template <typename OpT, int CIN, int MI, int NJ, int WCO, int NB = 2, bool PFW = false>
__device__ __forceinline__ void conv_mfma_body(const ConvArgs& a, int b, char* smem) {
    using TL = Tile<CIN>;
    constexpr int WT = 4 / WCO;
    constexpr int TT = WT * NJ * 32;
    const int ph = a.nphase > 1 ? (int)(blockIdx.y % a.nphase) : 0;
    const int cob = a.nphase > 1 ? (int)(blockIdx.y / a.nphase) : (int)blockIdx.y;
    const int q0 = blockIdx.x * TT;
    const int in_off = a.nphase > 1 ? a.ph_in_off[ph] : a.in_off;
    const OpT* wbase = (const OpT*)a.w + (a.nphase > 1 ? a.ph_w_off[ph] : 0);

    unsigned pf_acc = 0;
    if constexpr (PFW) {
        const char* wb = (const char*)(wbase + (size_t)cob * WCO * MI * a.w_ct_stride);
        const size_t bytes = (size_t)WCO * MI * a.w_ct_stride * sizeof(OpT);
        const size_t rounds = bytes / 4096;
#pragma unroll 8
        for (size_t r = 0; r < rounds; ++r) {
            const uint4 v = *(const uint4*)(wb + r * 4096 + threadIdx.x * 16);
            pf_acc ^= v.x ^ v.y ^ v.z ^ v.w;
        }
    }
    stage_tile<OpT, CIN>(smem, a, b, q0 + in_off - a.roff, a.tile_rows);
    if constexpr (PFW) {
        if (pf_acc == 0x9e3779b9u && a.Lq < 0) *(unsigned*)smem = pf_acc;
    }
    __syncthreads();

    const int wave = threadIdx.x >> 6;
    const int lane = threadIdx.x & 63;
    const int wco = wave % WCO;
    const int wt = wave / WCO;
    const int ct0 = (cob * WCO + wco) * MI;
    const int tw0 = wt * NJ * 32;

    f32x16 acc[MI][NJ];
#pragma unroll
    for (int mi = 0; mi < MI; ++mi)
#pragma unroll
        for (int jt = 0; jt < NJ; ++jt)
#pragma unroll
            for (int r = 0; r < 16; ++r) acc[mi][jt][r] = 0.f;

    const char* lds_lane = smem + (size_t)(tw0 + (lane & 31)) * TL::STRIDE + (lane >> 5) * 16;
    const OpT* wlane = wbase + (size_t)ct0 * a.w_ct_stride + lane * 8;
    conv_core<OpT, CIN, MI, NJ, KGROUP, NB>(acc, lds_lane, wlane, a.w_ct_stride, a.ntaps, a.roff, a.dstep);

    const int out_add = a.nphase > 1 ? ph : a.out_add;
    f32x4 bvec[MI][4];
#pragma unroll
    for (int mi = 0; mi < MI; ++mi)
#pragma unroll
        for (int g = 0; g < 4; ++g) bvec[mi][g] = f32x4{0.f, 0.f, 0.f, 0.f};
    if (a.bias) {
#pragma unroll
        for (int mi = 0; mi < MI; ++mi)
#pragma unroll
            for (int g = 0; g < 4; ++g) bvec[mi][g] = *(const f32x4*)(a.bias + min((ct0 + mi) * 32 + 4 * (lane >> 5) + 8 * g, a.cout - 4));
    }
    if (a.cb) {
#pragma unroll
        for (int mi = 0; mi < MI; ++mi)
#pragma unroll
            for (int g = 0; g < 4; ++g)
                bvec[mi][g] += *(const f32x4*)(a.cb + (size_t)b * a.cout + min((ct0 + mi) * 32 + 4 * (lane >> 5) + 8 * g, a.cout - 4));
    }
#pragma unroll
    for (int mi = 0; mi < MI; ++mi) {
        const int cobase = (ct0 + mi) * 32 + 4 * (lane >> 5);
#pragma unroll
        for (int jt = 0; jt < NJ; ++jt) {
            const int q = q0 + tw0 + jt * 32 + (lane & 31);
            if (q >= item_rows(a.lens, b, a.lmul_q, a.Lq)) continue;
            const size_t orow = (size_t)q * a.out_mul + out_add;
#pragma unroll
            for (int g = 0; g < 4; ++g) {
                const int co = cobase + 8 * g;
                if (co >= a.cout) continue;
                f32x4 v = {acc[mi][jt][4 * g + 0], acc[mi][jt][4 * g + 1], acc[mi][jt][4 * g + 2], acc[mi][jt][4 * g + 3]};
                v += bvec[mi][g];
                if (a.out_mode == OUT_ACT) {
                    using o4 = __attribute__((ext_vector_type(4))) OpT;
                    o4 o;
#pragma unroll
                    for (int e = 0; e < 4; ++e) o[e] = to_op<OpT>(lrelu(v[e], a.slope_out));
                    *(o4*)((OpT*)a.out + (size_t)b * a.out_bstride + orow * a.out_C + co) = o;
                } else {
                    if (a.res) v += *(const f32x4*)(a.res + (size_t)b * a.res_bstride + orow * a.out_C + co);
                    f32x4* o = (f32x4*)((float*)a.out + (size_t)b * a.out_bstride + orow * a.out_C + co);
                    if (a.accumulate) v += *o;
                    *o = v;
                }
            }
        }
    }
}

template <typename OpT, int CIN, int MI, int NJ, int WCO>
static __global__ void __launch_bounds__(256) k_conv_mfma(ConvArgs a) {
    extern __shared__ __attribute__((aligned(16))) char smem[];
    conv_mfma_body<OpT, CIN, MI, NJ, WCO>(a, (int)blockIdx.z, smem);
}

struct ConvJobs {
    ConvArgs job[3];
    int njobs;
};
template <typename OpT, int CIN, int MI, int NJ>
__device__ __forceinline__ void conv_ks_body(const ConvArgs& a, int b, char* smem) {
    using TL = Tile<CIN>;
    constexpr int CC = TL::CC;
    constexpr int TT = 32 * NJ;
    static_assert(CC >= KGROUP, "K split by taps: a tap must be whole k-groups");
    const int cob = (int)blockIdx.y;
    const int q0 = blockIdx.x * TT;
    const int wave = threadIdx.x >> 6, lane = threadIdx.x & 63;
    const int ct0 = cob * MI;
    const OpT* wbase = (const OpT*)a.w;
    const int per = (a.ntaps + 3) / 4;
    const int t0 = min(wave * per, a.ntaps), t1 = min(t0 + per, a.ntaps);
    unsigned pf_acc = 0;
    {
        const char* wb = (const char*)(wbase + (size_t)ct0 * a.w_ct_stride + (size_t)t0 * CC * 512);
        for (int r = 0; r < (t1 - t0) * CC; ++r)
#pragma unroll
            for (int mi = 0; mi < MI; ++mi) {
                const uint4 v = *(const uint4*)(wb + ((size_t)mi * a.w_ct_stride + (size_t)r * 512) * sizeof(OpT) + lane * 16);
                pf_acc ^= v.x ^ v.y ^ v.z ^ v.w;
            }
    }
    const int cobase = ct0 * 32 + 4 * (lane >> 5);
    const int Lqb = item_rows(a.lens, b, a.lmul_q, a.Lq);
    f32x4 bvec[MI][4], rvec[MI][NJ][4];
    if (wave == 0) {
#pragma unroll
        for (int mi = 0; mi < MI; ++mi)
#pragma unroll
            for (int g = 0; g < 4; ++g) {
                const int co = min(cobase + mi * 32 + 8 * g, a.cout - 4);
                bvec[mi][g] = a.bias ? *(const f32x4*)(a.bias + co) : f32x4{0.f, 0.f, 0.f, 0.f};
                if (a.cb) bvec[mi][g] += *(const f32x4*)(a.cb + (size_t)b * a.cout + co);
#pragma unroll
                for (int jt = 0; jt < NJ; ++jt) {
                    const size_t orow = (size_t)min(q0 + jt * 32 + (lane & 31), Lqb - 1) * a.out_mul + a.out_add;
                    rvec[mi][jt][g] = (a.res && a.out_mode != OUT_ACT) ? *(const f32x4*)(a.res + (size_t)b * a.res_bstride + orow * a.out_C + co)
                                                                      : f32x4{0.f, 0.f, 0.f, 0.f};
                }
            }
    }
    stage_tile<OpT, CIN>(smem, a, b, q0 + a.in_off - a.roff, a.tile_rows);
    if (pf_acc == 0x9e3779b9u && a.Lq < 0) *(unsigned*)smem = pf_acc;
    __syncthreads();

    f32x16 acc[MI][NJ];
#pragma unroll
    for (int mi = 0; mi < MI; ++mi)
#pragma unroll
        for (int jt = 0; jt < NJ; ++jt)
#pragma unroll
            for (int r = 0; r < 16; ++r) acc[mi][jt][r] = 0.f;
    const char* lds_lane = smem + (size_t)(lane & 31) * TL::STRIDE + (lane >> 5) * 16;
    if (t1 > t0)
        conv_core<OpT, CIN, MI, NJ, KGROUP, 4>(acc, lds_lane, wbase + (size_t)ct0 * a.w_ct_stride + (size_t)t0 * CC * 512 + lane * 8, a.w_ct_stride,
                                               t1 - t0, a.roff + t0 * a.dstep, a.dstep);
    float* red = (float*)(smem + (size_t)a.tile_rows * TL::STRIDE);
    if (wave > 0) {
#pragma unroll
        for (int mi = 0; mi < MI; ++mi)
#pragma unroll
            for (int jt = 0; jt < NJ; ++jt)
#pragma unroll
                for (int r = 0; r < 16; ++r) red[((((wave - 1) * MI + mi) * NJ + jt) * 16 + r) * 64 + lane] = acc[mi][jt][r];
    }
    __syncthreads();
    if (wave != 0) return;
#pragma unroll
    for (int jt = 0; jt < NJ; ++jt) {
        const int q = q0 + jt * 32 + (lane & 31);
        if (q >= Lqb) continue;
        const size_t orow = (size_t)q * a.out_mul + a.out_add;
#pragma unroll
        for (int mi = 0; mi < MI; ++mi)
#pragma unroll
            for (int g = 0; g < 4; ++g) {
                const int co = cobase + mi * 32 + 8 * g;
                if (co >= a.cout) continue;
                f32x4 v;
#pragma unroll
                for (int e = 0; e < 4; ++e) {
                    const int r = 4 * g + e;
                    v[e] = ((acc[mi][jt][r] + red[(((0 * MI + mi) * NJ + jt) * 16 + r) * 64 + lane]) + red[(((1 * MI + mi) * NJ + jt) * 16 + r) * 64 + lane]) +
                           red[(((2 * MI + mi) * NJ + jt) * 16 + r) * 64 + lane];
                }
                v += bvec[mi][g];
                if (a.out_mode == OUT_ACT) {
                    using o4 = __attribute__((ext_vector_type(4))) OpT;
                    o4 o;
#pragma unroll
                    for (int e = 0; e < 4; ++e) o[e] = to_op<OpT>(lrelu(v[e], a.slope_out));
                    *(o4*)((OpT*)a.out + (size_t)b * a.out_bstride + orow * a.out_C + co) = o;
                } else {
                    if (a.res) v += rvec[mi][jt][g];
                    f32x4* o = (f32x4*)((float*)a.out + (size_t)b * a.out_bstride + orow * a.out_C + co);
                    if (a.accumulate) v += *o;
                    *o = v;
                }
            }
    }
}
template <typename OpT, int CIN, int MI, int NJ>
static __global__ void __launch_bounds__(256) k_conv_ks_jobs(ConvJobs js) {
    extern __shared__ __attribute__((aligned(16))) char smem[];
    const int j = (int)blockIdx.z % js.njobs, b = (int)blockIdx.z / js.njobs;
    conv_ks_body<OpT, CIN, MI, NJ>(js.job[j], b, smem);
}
-=-=-
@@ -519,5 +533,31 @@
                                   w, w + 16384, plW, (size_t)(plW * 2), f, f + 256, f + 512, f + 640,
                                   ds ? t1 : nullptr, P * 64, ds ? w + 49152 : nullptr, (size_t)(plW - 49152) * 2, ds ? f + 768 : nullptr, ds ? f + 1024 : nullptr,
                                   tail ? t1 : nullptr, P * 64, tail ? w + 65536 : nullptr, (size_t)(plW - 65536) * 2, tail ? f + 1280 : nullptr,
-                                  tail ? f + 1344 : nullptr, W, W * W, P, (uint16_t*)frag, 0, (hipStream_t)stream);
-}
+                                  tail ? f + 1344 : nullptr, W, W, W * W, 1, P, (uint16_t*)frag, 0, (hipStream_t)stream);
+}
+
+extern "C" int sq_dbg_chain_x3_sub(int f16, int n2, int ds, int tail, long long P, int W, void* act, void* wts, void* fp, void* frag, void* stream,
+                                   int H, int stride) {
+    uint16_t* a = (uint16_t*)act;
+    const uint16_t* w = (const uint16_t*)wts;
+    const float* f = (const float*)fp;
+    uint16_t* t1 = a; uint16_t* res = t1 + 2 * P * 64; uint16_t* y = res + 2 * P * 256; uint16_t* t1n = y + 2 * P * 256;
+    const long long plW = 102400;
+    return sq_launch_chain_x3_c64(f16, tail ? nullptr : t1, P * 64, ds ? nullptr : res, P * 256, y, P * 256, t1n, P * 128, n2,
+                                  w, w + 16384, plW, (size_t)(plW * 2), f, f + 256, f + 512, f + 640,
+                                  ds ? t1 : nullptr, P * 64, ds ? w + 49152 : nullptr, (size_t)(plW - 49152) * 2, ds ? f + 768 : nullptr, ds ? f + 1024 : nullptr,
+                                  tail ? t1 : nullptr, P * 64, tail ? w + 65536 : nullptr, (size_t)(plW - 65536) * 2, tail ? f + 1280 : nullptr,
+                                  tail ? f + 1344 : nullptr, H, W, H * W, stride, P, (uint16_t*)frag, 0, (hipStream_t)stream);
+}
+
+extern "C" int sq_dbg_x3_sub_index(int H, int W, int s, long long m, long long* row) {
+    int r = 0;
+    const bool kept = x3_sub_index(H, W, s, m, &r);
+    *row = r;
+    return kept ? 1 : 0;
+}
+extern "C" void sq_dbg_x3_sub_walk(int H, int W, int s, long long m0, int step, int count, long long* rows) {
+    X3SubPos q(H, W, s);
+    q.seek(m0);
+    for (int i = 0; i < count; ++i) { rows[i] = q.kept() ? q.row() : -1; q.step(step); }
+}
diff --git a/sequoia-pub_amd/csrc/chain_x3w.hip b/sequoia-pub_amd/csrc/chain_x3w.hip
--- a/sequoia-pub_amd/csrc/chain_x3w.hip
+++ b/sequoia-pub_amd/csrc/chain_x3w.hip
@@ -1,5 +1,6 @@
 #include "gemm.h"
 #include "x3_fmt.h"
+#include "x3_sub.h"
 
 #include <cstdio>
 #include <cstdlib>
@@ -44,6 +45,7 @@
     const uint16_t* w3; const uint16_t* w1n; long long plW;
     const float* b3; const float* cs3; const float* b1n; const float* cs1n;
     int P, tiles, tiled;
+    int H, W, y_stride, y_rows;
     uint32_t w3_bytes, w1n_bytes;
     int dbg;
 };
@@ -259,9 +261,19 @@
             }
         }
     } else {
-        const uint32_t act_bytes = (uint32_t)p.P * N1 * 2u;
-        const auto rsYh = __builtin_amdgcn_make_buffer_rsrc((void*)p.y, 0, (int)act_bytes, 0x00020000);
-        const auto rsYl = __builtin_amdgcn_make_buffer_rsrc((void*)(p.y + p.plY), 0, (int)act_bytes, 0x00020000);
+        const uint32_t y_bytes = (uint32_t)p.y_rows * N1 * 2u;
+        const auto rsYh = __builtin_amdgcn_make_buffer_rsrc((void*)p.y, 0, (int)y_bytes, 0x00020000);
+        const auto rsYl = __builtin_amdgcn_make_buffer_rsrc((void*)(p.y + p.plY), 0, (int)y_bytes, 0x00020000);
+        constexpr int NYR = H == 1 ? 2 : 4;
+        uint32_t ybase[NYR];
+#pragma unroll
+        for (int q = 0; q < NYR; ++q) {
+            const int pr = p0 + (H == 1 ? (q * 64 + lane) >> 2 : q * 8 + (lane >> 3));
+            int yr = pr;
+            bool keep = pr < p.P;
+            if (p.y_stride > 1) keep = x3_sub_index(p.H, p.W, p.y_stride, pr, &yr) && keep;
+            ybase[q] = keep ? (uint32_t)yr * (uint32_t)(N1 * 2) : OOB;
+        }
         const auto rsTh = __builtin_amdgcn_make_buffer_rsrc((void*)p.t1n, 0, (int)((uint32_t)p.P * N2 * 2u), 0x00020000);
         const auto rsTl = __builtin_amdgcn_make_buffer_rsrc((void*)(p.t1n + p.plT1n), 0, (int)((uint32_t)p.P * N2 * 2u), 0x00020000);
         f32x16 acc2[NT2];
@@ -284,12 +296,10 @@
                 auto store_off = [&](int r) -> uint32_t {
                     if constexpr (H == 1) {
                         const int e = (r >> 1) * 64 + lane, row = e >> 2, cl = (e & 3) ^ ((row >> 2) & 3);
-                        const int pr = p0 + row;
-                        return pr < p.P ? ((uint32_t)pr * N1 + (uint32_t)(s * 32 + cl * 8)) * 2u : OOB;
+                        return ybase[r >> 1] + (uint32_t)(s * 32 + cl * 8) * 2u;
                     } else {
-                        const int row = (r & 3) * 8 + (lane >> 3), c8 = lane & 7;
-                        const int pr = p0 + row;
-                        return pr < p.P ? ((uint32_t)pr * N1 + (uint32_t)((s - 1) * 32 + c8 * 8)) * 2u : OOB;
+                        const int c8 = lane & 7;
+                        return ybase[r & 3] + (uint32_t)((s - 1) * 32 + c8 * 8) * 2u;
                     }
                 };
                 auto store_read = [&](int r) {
-=-=-
DIRECTIONS: Only one stretch of the data above is needed. Restate it word for word, from the line containing "const auto rsTl" through the line containing "int c8 = lane & 7;", both ends included.

ANSWER FOR THE TASK:
         const auto rsTl = __builtin_amdgcn_make_buffer_rsrc((void*)(p.t1n + p.plT1n), 0, (int)((uint32_t)p.P * N2 * 2u), 0x00020000);
         f32x16 acc2[NT2];
@@ -284,12 +296,10 @@
                 auto store_off = [&](int r) -> uint32_t {
                     if constexpr (H == 1) {
                         const int e = (r >> 1) * 64 + lane, row = e >> 2, cl = (e & 3) ^ ((row >> 2) & 3);
-                        const int pr = p0 + row;
-                        return pr < p.P ? ((uint32_t)pr * N1 + (uint32_t)(s * 32 + cl * 8)) * 2u : OOB;
+                        return ybase[r >> 1] + (uint32_t)(s * 32 + cl * 8) * 2u;
                     } else {
-                        const int row = (r & 3) * 8 + (lane >> 3), c8 = lane & 7;
-                        const int pr = p0 + row;
-                        return pr < p.P ? ((uint32_t)pr * N1 + (uint32_t)((s - 1) * 32 + c8 * 8)) * 2u : OOB;
+                        const int c8 = lane & 7;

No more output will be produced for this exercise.